#### RECORD SET
• • •
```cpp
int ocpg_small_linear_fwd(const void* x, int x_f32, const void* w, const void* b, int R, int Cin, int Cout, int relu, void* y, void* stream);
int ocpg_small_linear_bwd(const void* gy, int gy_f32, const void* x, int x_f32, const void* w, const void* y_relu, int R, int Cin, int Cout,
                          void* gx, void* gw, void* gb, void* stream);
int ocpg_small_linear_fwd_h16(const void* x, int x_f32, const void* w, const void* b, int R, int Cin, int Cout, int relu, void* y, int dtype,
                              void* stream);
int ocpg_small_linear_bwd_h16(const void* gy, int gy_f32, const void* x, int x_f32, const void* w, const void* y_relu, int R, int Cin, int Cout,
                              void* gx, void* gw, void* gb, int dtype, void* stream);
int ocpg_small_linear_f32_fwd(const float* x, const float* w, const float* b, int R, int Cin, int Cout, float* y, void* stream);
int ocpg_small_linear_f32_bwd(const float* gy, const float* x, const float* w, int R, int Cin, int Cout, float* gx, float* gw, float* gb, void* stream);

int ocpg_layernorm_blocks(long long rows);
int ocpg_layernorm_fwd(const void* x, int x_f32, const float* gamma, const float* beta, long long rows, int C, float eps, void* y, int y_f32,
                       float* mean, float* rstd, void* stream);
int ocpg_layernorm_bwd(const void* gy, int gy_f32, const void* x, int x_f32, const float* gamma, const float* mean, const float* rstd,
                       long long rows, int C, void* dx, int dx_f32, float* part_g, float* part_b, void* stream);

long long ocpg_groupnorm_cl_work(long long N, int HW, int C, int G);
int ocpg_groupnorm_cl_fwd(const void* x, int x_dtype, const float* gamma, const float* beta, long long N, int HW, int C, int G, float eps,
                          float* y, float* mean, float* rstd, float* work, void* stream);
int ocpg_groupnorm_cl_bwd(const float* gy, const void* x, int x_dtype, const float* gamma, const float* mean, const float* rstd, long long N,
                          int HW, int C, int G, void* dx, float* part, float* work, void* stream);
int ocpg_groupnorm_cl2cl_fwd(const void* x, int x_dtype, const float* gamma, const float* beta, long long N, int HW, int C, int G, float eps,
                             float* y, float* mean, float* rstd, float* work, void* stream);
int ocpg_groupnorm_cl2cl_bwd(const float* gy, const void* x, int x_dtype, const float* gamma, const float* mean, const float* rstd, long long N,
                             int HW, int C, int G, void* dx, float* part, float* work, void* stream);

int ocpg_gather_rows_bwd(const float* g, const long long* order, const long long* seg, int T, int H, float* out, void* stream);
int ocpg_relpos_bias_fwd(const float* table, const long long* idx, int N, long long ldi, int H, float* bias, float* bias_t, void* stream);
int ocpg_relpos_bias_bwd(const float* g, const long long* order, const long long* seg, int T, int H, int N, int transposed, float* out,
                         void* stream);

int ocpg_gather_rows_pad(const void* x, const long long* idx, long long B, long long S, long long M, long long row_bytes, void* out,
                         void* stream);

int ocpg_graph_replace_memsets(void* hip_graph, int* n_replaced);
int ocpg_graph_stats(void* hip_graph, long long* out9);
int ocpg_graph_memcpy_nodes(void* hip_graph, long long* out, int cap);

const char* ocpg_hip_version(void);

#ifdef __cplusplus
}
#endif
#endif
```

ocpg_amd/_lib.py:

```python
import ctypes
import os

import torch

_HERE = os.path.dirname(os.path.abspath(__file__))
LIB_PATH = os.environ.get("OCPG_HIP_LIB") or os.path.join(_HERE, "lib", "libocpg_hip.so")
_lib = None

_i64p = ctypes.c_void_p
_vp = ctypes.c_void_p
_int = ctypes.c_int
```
• • •
#### REQUIREMENT
All lines carrying the word "import" must be copied from the data above.

#### TASK RESULT
import ctypes
import os
import torch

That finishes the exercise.